Hello all, I'm a local Spring developer in Oregon, and mostly I develop web modules using Spring 3 MVC technology. I own a few Spring 2.5 and 3 books for myself including this book, and I read those books with Spring 3 reference documentation on SpringSource.org as I needed. For my general review, Spring in Action 3rd edition is filled with fine-grained Spring 3 technologies so far, but for some parts it needs more information.
First three chapters are very well done for building Spring 3 basic skills including Spring 3 bean management and Spring bean XML configuration. Based on Spring 3, we know there are quite a few changes; obviously some changes are bigger than the older versions. This book explains very well for Spring 3 configuration using a few unique annotation-based Spring beans. For example, we can do auto-wired bean injection directly through the java classes using @Autowired or @Inject annotation without re-configuring XML codes. We can also use auto configuration scanning feature using <context:component-scan> without repeatedly writing bean configuration over-and-over again; Craig explains them very well with some easy example codes. I like his example codes with funny names like knight, king, jelly beans, pizza, and so on; those names sometimes make me hungry. Hmm... :)

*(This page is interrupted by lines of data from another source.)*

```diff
@@ -616,14 +744,32 @@
     const int nw_mine = (NWI / NPW) + (pw < NWI % NPW ? 1 : 0);
     constexpr int NPL = (PRE ? 3 : 8) * NI;
     auto nwb = [&](int st) { return (st >= LEAD && st < nst) ? nw_mine : 0; };
-    load_patch(0);
+    if constexpr (!PIF) {
+      X6C_PRO(1);
+      load_patch(0);
+      X6C_PRO(2);
+    }
     {
       int n = 0;
 #pragma unroll
       for (int st = 0; st < LEAD; ++st) n += nwb(st);
-      x6c_wait_vm(n);
-      __builtin_amdgcn_sched_barrier(0);
-      split_patch(planes);
+      if constexpr (!PIF) {
+        x6c_wait_vm(n);
+        X6C_PRO(3);
+        __builtin_amdgcn_sched_barrier(0);
+        split_patch(planes);
+        X6C_PRO(4);
+      } else {
+#pragma unroll
+        for (int it = 0; it < NI; ++it) {
+          x6c_wait_vm(n + 8 * (NI - 1 - it));
+          X6C_PRO(3);
+          __builtin_amdgcn_sched_barrier(0);
+          split_item(planes, it);
+          __builtin_amdgcn_sched_barrier(0);
+          X6C_PRO(4);
+        }
+      }
       if constexpr (TPS == 9) {
         if (nch > 1) load_patch(1);
         x6c_wait_vm(n - nwb(0) + (nch > 1 ? NPL : 0));
@@ -632,7 +778,9 @@
       }
     }
     asm volatile("s_waitcnt lgkmcnt(0)" ::: "memory");
+    X6C_PRO(5);
     __builtin_amdgcn_s_barrier();
+    X6C_PRO(6);
     int s = 0;
     for (int c = 0; c < nch; ++c) {
       const bool more_c = c + 1 < nch;
@@ -781,7 +929,8 @@
   constexpr bool EARLY_C = !FUSED && TN == 1;
   const u32x4c* wlane = wbuf + lhi * MB + l31;
   if (!producer) {
-    {
+    X6C_PRO(1);
+    if constexpr (!PIF) {
       const v4i32 rs_w = make_rsrc(g.wb, g.wb_bytes);
       const unsigned wbuf_la = lds_base(smem) + 4u * ptab_sz;
       const int wl_m = TM == 2 ? lane : l31, wl_kg = TM == 2 ? 0 : lhi;
@@ -800,9 +949,12 @@
           dma_b128(rs_w, wbuf_la + 16u * (unsigned)(u * 64 + (st % RING) * WST), wvoff, so);
         }
       }
-      asm volatile("s_waitcnt vmcnt(0)" ::: "memory");
-    }
+      X6C_PRO(2);
+    }
+    asm volatile("s_waitcnt vmcnt(0)" ::: "memory");
+    X6C_PRO(3);
     __builtin_amdgcn_s_barrier();
+    X6C_PRO(4);
     if (g.cons_prio == 1) __builtin_amdgcn_s_setprio(1);
     else if (g.cons_prio == 2) __builtin_amdgcn_s_setprio(2);
     else if (g.cons_prio == 3) __builtin_amdgcn_s_setprio(3);
@@ -842,7 +994,7 @@
     }
   }
   if (!producer && g.cons_prio) __builtin_amdgcn_s_setprio(0);
-  if (TN == 1 && producer) return;
+  if (TN == 1 && producer) { X6C_STAMP_OUT(); return; }
   if (has_epi && !(EARLY_C && !producer)) fetch(0, 0);
   if constexpr (TN == 2) {
     if (!producer) {
@@ -856,7 +1008,7 @@
     asm volatile("s_waitcnt lgkmcnt(0)" ::: "memory");
     __builtin_amdgcn_s_barrier();
     asm volatile("" ::: "memory");
-    if (!has_epi) return;
+    if (!has_epi) { X6C_STAMP_OUT(); return; }
     if (producer) {
 #pragma unroll
       for (int q = 0; q < NCLS; ++q)
@@ -883,14 +1035,8 @@
     else epilogue_pipelined<2 * TM>(fetch, [&](int slot, int k) {
       epi_tile16_finish(ops_t[slot], k & 1, acc[0][k >> 1][0], g.bias, g.act_epi, g.res, g.mask_y, g.mask_act, g.dst, false); }, true);
   }
-#ifdef P2I_STAMP
-  if (p2i_stamp_buf && lane == 0) {
-    asm volatile("s_waitcnt vmcnt(0)" ::: "memory");
-    unsigned long long st_end; X6C_NOW(st_end);
-    unsigned long long* o = p2i_stamp_buf + ((size_t)(blockIdx.x + gridDim.x * blockIdx.y) * 8 + wave) * 8;
-    o[0] = st_a; o[1] = st_d; o[2] = st_b; o[3] = st_c; o[4] = st_l1 - st_l0; o[5] = st_l0 - st_entry; o[6] = st_e; o[7] = st_end - st_l1;
-  }
-#endif
+  X6C_STAMP_OUT();
+#undef X6C_STAMP_OUT
 }
 
 static bool x6c_on() { return P2I_ENV_ONCE("P2I_CONV_X6C", 1) != 0; }
```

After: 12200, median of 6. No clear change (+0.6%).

Chapter 4 (Aspect-oriented Spring) has a few good examples and explains very well for fundamental concept of AOP, but it needs more information. For example, AOP proxy and its interceptor XML configuration are very useful when you inject Spring beans into the other beans between two different scopes (singleton and session). "BeanNameAutoProxyCreator" is also useful class for interrupting other beans based on bean names; for our development, me and my other co-workers love to use this method because some beans are still working on progress, and I don't want other developers to use my beans until I finish my job; so I can put my sign "DO NOT TOUCH!" on my lovely beans. :) Comparing process performance between CGLib and JDK Proxy(default AOP engine on Spring) might be also useful if you're concerning about AOP engine performance. I hope Craig puts more about Spring AOP on those methods in his book. Generally, this chapter has well-balanced AOP information between Spring AOP and AspectJ.
Chapter 5,6 need more work. I was a bit frustrated by lack of information on the Spring JDBC template usage. On the chapter 5, Craig explains very well for Spring JDBC templates, but it needs more information. For example, there is no information about SimpleJdbcInsert, handling CLOB and BLOB (good for handling binary objects and files). Some methods on the example code don't even have explanation at all. Specifically, the sample method on page 129, where is the "queryForIdentity()"?; I went MANNING publisher website and download the example source code, and I finally figured out what this method means and how this method works. There is also better way to do the Jdbc Insertion. Crag needs to write more information about SimpleJdbcInsert method; basically it is using keyholding mechanism for auto-generated insertion ID and return it back when Jdbc inserts data into table. Data insertion using "executeAndReturnKey()" is a lot safer than using general insertion method for data transaction integrity. For Spring transaction, I hope there are both traditional using transactionproxyfactorybean with transaction advice and the Spring 3 annotation based transaction examples.
Chapter 7 Spring MVC needs more work. Crag did good job for Annotation-based bean and its XML configuration part, there are a few important information are missing! These are HandlerInterceptor (mvc: xmlns interceptor), Spring Message Taglib (traditional way of displaying messages than annotation-based form validation), and i18n(Internationalization). Applying Spring AOP for MVC controller and service components are very useful for web server security and the service delivery without modifying existing source code; a few good examples are keyword-filtering, secure loggings, and selecting processors depending on which URL with which queries passed to your MVC controller and service components. This book must explain how to use those handlers (pre and post handlers for MVC controllers). Internationalization using "SessionLocaleResolver" and "ReloadableResourceBundleMessageSource" is also important; you can put all the i18n messages using UTF-8 (DO NOT put BOM!) encording; then Spring "LocaleChangeInterceptor" will trigger the message display depending on your language preference.
Even with a few complains, Spring in Action 3rd is another well-written book for Spring 3. Crag mostly did great job on this book; I cannot believe that he wrote this book by himself! "Craig , you rock!" However, I recommend either FIY(Find It Yourself) on Spring reference documentation and Spring forums if this book is not enough for you. Thank you for reading my review.